それがその時期起きていた別の連続殺人のプロファイリングを買って出るというものでした。

その事件は「グリーンリバー連続殺人事件」でした。

1982年当時売春婦ばかりが次々と殺されたこの事件は犯人が全くわからず迷宮入りしていました。

バンディは犯人を「白人で若くて家庭があり犯罪歴のある人物」とプロファイリングしました。

長らく未解決だったこの「グリーンリバーキラー」はその後バンディの読みどおりの人物が逮捕されています。

 

そしてついにバンディに死刑執行の日がやってきました。

1989年1月24日電気椅子による死刑執行。全米を震撼させた殺人鬼はその姿を消しました。

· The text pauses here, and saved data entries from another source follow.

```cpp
__device__ __forceinline__ bool flow_spin(const int *flag, int want, int *ctrl, long long timeout, long long *waited) {
    if (flow_ld(flag) >= want) return true;
    const long long t0 = wall_clock64();
    int spins = 0;
    bool ok = true;
    for (;;) {
        if (flow_ld(flag) >= want) break;
        if (++spins < 32) __builtin_amdgcn_s_sleep(4);
        else {
            __builtin_amdgcn_s_sleep(FLOW_LONG_NAP);
            if ((spins & 31) == 0) {
                if (flow_ld_sys(flag) >= want || flow_ld_rmw(flag) >= want) {
                    atomicAdd(ctrl + FLOW_STALE, 1);
                    if (flow_ld(flag) < want) atomicAdd(ctrl + FLOW_STALE_CONFIRMED, 1);
                    if (wall_clock64() - t0 > 100000) atomicAdd(ctrl + FLOW_RESCUED, 1);
                    break;
                }
                if (flow_ld(ctrl + FLOW_ABORT) != 0) { ok = false; break; }
                if (wall_clock64() - t0 > timeout) { flow_give_up(ctrl); ok = false; break; }
            }
        }
    }
    if (waited) *waited += wall_clock64() - t0;
    return ok;
}

__device__ __attribute__((noinline)) void flow_inline_diag(double *A, long ld, double *inv_out, int *info, int blk, double *ws) {
    potrf_diag_body(A, ld, inv_out, info, blk, 0, ws, ws + 128 * DP);
}

template <int PF, bool INLINE_DIAG>
__global__ __launch_bounds__(256, 2) void chol_tile_kernel(FlowArgs g) {
    __shared__ double smem[2 * FLOW_STAGE];
    __shared__ int s_msg[4];
    const int tid = threadIdx.x;
    const int bid = (int)blockIdx.x;

    d4_t acc[4][4];
    auto accumulate = [&](const double *Ap, long lda, const double *Bp, long ldb, int nk, double asign) __attribute__((always_inline)) {
        FLOW_OPAQUE_TID(tq);
        const int seg = tq & 7, rbase = tq >> 3, lane = tq & 63, wave = tq >> 6;
        const int odd = (seg & 1) * FLOW_LDS;
        const int st_lds = (2 * seg) * FLOW_LDS + rbase + 8 * ((seg >> 1) & 1) + 4 * (seg >> 2);
        const int fa = (lane >> 4) * FLOW_LDS + 64 * (wave >> 1) + (lane & 15);
        const int fb = (lane >> 4) * FLOW_LDS + 64 * (wave & 1) + (lane & 15);
        const double *ap = Ap + (long)rbase * lda + 2 * seg;
        const double *bp = Bp + (long)rbase * ldb + 2 * seg;
        d2_t ra[2][4], rb[2][4];
#define FLOW_GLOAD(S)                                                                                        \
    do {                                                                                                     \
        _Pragma("unroll") for (int q = 0; q < 4; q++) ra[S][q] = *reinterpret_cast<const d2_t *>(ap + (long)(32 * q) * lda); \
        _Pragma("unroll") for (int q = 0; q < 4; q++) rb[S][q] = *reinterpret_cast<const d2_t *>(bp + (long)(32 * q) * ldb); \
        ++ls;                                                                                                \
        const long adv = ls < nk ? GEMM_BK : 0;    \
        ap += adv;                                                                                           \
        bp += adv;                                                                                           \
    } while (0)
#define FLOW_LSTORE(S, STAGE)                                                                                \
    do {                                                                                                     \
        double *sa = smem + (STAGE) * FLOW_STAGE + st_lds;                                                   \
        double *sb = sa + GEMM_BK * FLOW_LDS;                                                                \
        _Pragma("unroll") for (int q = 0; q < 4; q++) {                                                      \
            sa[32 * q + odd] = asign * ra[S][q].x;                                                           \
            sa[32 * q + FLOW_LDS - odd] = asign * ra[S][q].y;                                                \
            sb[32 * q + odd] = rb[S][q].x;                                                                   \
            sb[32 * q + FLOW_LDS - odd] = rb[S][q].y;                                                        \
        }                                                                                                    \
    } while (0)
#define FLOW_FRAG(STAGE, KS, A_, B_)                                                                         \
    do {                                                                                                     \
        const double *sa = smem + (STAGE) * FLOW_STAGE + fa;                                                 \
        const double *sb = smem + (STAGE) * FLOW_STAGE + GEMM_BK * FLOW_LDS + fb;                            \
        const int sh = 8 * ((KS) & 1) + 4 * ((KS) >> 1);                                                     \
        _Pragma("unroll") for (int x = 0; x < 4; x++) A_[x] = sa[(4 * (KS)) * FLOW_LDS + 16 * x + sh];       \
        _Pragma("unroll") for (int y = 0; y < 4; y++) B_[y] = sb[(4 * (KS)) * FLOW_LDS + 16 * y + sh];       \
    } while (0)
#define FLOW_MM(A_, B_)                                                                                      \
    do {                                                                                                     \
        _Pragma("unroll") for (int x = 0; x < 4; x++)                                                        \
            _Pragma("unroll") for (int y = 0; y < 4; y++)                                                    \
                acc[x][y] = __builtin_amdgcn_mfma_f64_16x16x4f64(A_[x], B_[y], acc[x][y], 0, 0, 0);          \
    } while (0)
#define FLOW_MFMA(STAGE)                                                                                     \
    do {                                                                                                     \
        _Pragma("unroll") for (int ks = 0; ks < 4; ks++) {                                                   \
            double a[4], b[4];                                                                               \
            FLOW_FRAG(STAGE, ks, a, b);                                                                      \
            FLOW_MM(a, b);                                                                                   \
        }                                                                                                    \
    } while (0)
        int ls = 0;
        FLOW_GLOAD(0);
        if (PF == 2) {
            FLOW_GLOAD(1);
            FLOW_LSTORE(0, 0);
            __syncthreads();
            for (int kt = 0; kt < nk; kt += 2) {
                FLOW_GLOAD(0);
                FLOW_MFMA(0);
                FLOW_LSTORE(1, 1);
                __syncthreads();
                FLOW_GLOAD(1);
                FLOW_MFMA(1);
                FLOW_LSTORE(0, 0);
                __syncthreads();
            }
        } else {
            FLOW_LSTORE(0, 0);
            __syncthreads();
            for (int kt = 0; kt < nk; kt += 2) {
                FLOW_GLOAD(0);
                FLOW_MFMA(0);
                FLOW_LSTORE(0, 1);
                __syncthreads();
                FLOW_GLOAD(0);
                FLOW_MFMA(1);
                FLOW_LSTORE(0, 0);
                __syncthreads();
            }
        }
#undef FLOW_GLOAD
#undef FLOW_LSTORE
#undef FLOW_MFMA
#undef FLOW_FRAG
#undef FLOW_MM
    };

    if (!INLINE_DIAG && g.keep > 0 && (int)blockIdx.x >= g.keep) {
        const int xcc = 1 + (int)(__builtin_amdgcn_s_getreg((20 << 0) | (0 << 6) | (31 << 11)) & 0xf);
        if (xcc == flow_ld(g.ctrl + 9) || xcc == flow_ld(g.ctrl + 11) || (g.second_wg && xcc == flow_ld(g.ctrl + 13))) return;
    }
    for (;;) {
        if (tid == 0) s_msg[0] = atomicAdd(g.ctrl + FLOW_TICKET, 1);
        __syncthreads();
        const int t = s_msg[0];
        __syncthreads();
        if (t >= g.n_tasks) break;
        const int4 tk = g.tasks[t];
        const int ti = tk.x, tj = tk.y, k0 = tk.z & ((1 << FLOW_BUF_SHIFT) - 1), k1 = tk.w & (FLOW_FIN - 1);
        const int pbuf = tk.z >> FLOW_BUF_SHIFT, npart = (tk.w >> FLOW_NPART_SHIFT) & 7;
        const bool part = (tk.w & FLOW_PART) != 0;
        const bool first_visit = k0 == 0 || npart > 0;
#define FLOW_STAGE_MARK(kk, st) do { if (tid == 0) flow_st(g.wgstate + bid, (t << 12) | ((kk) << 4) | (st)); } while (0)
        FLOW_STAGE_MARK(k0, 1);
        const bool fin = (tk.w & FLOW_FIN) != 0;
        long long waited = 0, t_start = 0, t_c = 0, t_upd = 0, c_c = 0, c_upd = 0, w_upd = 0;
        int n_runs = 0;
        if (g.trace) t_start = wall_clock64();
        bool ok = true;
        const bool critical = ti <= tj + g.crit_span && g.crit_prio > 0;
        if (critical) __builtin_amdgcn_s_setprio(3);
        int k = k0;
        for (int phase = 0;; phase++) {
            if ((phase == 0 && !first_visit && !part) || phase == 1) {
                FLOW_STAGE_MARK(k, 2);
                if (tid == 0) {
                    const int *f = phase == 0 ? g.applied + (long)ti * g.fs + tj : g.done + (long)tj * g.fs + tj;
                    const bool r = flow_spin(f, phase == 0 ? k0 + 1 : 1, g.ctrl, g.timeout, &waited);
                    __builtin_amdgcn_fence(__ATOMIC_ACQUIRE, "agent");
                    drain_stores();
                    s_msg[1] = r ? 1 : 0;
                }
                __syncthreads();
                ok = s_msg[1] != 0;
                __syncthreads();
                if (!ok) break;
            }
            {
                FLOW_OPAQUE_TID(tq);
                const long trow = 64 * (tq >> 7) + ((tq & 63) >> 4), tcol = 64 * ((tq >> 6) & 1) + (tq & 15);
                const bool scaled = phase == 0 && first_visit && !part && g.src != nullptr && ti < g.nb;
                const double *src = phase != 0 || part ? g.zeros + (tq & 15)
                                    : scaled   ? g.src + ((long)ti * 128 + trow) * g.src_ld + (long)tj * 128 + tcol
                                               : g.L + ((long)ti * 128 + trow) * g.ld + (long)tj * 128 + tcol;
                const long sld = phase != 0 || part ? 0 : (scaled ? g.src_ld : g.ld);
#pragma unroll
                for (int x = 0; x < 4; x++)
#pragma unroll
                    for (int r = 0; r < 4; r++) {
                        const double *rowp = src + (long)(16 * x + 4 * r) * sld;
#pragma unroll
                        for (int y = 0; y < 4; y++) acc[x][y][r] = rowp[16 * y];
                    }
                if (scaled) {
                    const int R0 = ti * 128 + (int)trow, C0 = tj * 128 + (int)tcol;
                    double vc[4];
#pragma unroll
                    for (int y = 0; y < 4; y++) vc[y] = g.V[C0 + 16 * y];
#pragma unroll
                    for (int x = 0; x < 4; x++)
#pragma unroll
                        for (int r = 0; r < 4; r++) {
                            const int R = R0 + 16 * x + 4 * r;
                            const double vr = g.V[R];
#pragma unroll
                            for (int y = 0; y < 4; y++) {
                                const int Cc = C0 + 16 * y;
                                double v = vr * acc[x][y][r] * vc[y];
                                for (int a = 0; a < g.d; a++) v += g.Bh[(long)a * g.bstride + R] * g.Bh[(long)a * g.bstride + Cc];
                                const bool inside = R >= g.d && R < g.U && Cc >= g.d;
                                acc[x][y][r] = inside ? v : (R == Cc ? 1.0 : 0.0);
                            }
                        }
                }
            }
            if (g.trace && phase == 0) { t_c = wall_clock64(); c_c = clock64(); }
            for (bool more = true; more;) {
                const double *Ap, *Bp;
                long lda, ldb;
                int nk;
                double asign;
                if (phase == 0) {
                    if (k >= k1) break;
                    FLOW_STAGE_MARK(k, 3);
                    if (tid < 64) {
                        FLOW_OPAQUE_TID(lane);
                        const int *fi = g.done + (long)ti * g.fs, *fj = g.done + (long)tj * g.fs;
                        const long long t0 = wall_clock64();
                        int spins = 0, cnt = 0;
                        for (;;) {
                            const int idx = k + lane;
                            const bool ready = idx < k1 && flow_ld(fi + idx) != 0 && flow_ld(fj + idx) != 0;
                            const unsigned long long m = __ballot(ready);
                            cnt = m == ~0ull ? 64 : __builtin_ctzll(~m);
                            if (cnt > 0) break;
                            if (++spins < 32) __builtin_amdgcn_s_sleep(4);
                            else {
                                __builtin_amdgcn_s_sleep(FLOW_LONG_NAP);
                                if ((spins & 31) == 0) {
                                    if (wall_clock64() - t0 > 100000) {
                                        __builtin_amdgcn_fence(__ATOMIC_ACQUIRE, "agent");
                                        drain_stores();
                                    }
                                    const bool ready2 = idx < k1 && (flow_ld_sys(fi + idx) != 0 || flow_ld_rmw(fi + idx) != 0) &&
                                                        (flow_ld_sys(fj + idx) != 0 || flow_ld_rmw(fj + idx) != 0);
                                    const unsigned long long m2 = __ballot(ready2);
                                    cnt = m2 == ~0ull ? 64 : __builtin_ctzll(~m2);
                                    if (cnt > 0) {
                                        const bool again = idx < k1 && flow_ld(fi + idx) != 0 && flow_ld(fj + idx) != 0;
                                        const unsigned long long m3 = __ballot(again);
                                        if (lane == 0) {
                                            atomicAdd(g.ctrl + FLOW_STALE, 1);
                                            if ((m3 & 1ull) == 0) atomicAdd(g.ctrl + FLOW_STALE_CONFIRMED, 1);
                                            if (wall_clock64() - t0 > 100000) atomicAdd(g.ctrl + FLOW_RESCUED, 1);
                                        }
                                        break;
                                    }
                                    if (flow_ld(g.ctrl + FLOW_ABORT) != 0) break;
                                    if (wall_clock64() - t0 > g.timeout) { if (lane == 0) flow_give_up(g.ctrl); break; }
                                }
                            }
                        }
                        if (spins > 0) waited += wall_clock64() - t0;
                        __builtin_amdgcn_fence(__ATOMIC_ACQUIRE, "agent");
                        drain_stores();
                        if (lane == 0) {
                            s_msg[1] = cnt;
                            s_msg[2] = spins;
                        }
                    }
                    __syncthreads();
                    const int cnt = s_msg[1];
                    if (g.crit_prio >= 2 && s_msg[2] > 0) __builtin_amdgcn_s_setprio(3);
                    __syncthreads();
                    if (cnt == 0) { ok = false; break; }
                    ++n_runs;
                    FLOW_STAGE_MARK(k, 4);
                    Ap = g.L + (long)(g.fake_a ? tj : ti) * 128 * g.ld + (long)k * 128;
                    Bp = g.L + (long)tj * 128 * g.ld + (long)k * 128;
                    lda = ldb = g.ld;
                    nk = 8 * cnt;
                    asign = -1.0;
                    k += cnt;
                } else {
                    Ap = g.scratch + (long)bid * 16384;
                    Bp = g.invd + (long)tj * 16384;
                    lda = ldb = 128;
                    nk = 8;
                    asign = 1.0;
                    more = false;
                }
                accumulate(Ap, lda, Bp, ldb, nk, asign);
            }
            if (!ok) break;
            if (phase == 0 && npart > 0) {
                for (int q = 0; q < npart; q++) {
                    FLOW_STAGE_MARK(k, 9);
                    if (tid == 0) {
                        const bool r = flow_spin(g.pflag + pbuf + q, 1, g.ctrl, g.timeout, &waited);
                        __builtin_amdgcn_fence(__ATOMIC_ACQUIRE, "agent");
                        drain_stores();
                        s_msg[1] = r ? 1 : 0;
                    }
                    __syncthreads();
                    ok = s_msg[1] != 0;
                    __syncthreads();
                    if (!ok) break;
                    FLOW_OPAQUE_TID(tq);
                    const double *pp = g.partial + (long)(pbuf + q) * 16384 + (64 * (tq >> 7) + ((tq & 63) >> 4)) * 128 + 64 * ((tq >> 6) & 1) + (tq & 15);
#pragma unroll
                    for (int x = 0; x < 4; x++)
#pragma unroll
                        for (int r = 0; r < 4; r++)
#pragma unroll
                            for (int y = 0; y < 4; y++) acc[x][y][r] += pp[(16 * x + 4 * r) * 128 + 16 * y];
                }
                if (!ok) break;
            }
            if (g.trace && phase == 0) { t_upd = wall_clock64(); c_upd = clock64(); w_upd = waited; }
            FLOW_STAGE_MARK(k, 5 + phase);
            const bool to_scratch = phase == 0 && fin && ti != tj;
            {
                FLOW_OPAQUE_TID(tq);
                const long trow = 64 * (tq >> 7) + ((tq & 63) >> 4), tcol = 64 * ((tq >> 6) & 1) + (tq & 15);
                double *dst = part         ? g.partial + (long)pbuf * 16384 + trow * 128 + tcol
                              : to_scratch ? g.scratch + (long)bid * 16384 + trow * 128 + tcol
                                           : g.L + ((long)ti * 128 + trow) * g.ld + (long)tj * 128 + tcol;
                const long dld = part || to_scratch ? 128 : g.ld;
#pragma unroll
                for (int x = 0; x < 4; x++)
#pragma unroll
                    for (int r = 0; r < 4; r++) {
                        double *rowp = dst + (long)(16 * x + 4 * r) * dld;
#pragma unroll
                        for (int y = 0; y < 4; y++) store_wt(rowp + 16 * y, acc[x][y][r]);
                    }
            }
            drain_stores();
            if (to_scratch) continue;
            __syncthreads();
            if (INLINE_DIAG && phase == 0 && fin) {
                if (tid == 0) {
                    __builtin_amdgcn_fence(__ATOMIC_ACQUIRE, "agent");
                    drain_stores();
                }
                __syncthreads();
                double *ws = g.diag_scratch + (long)bid * (128 * DP + 8 * 16 * WDP);
                flow_inline_diag(g.L + (long)tj * 128 * g.ld + (long)tj * 128, g.ld, g.invd + (long)tj * 16384, g.info, tj, ws);
                drain_stores();
                __syncthreads();
                if (tid == 0) {
                    __builtin_amdgcn_fence(__ATOMIC_RELEASE, "agent");
                    drain_stores();
                    flow_st(g.done + (long)tj * g.fs + tj, 1);
                }
                break;
            }
            if (tid == 0) {
                if (part) flow_st(g.pflag + pbuf, 1);
                else if (phase == 1) flow_st(g.done + (long)ti * g.fs + tj, 1);
                else if (fin) flow_st(g.diag_ready + tj, 1);
                else flow_st(g.applied + (long)ti * g.fs + tj, k1 + 1);
            }
            break;
        }
        if (g.crit_prio > 0) __builtin_amdgcn_s_setprio(0);
        FLOW_STAGE_MARK(k, ok ? 7 : 8);
        if (!ok) break;
        if (g.trace && tid == 0) {
            long long *tr = g.trace + 8 * (long)t;
            tr[0] = t_start; tr[1] = t_c; tr[2] = t_upd; tr[3] = wall_clock64(); tr[4] = waited;
            tr[5] = c_upd - c_c;
            tr[6] = (long long)bid | ((long long)n_runs << 16) | (w_upd << 32);
            tr[7] = (long long)__builtin_amdgcn_s_getreg((4 << 0) | (0 << 6) | (31 << 11)) |
                    ((long long)(__builtin_amdgcn_s_getreg((20 << 0) | (0 << 6) | (31 << 11)) & 0xf) << 32);
// ... 797 lines not shown
```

最後に薄ら笑いを浮かべて死んだバンディ。新聞に死体が大きく掲載されました。

その見出しは「殺人鬼は微笑んで死んだ」でした・・・

 

↑アメリカのバンディに関するドキュメンタリーです。バンディ最後のインタビューもあります(全編英語で字幕はありません)

 

以前紹介した記事ジョン・ゲイシー「殺人ピエロ」と呼ばれた男もそうでしたが、

幼いころ親から愛されていないとこのような殺人鬼が生まれてしまうのでしょうか。

また、上流階級への鬱屈した感情がバンディには終始あったように思われます。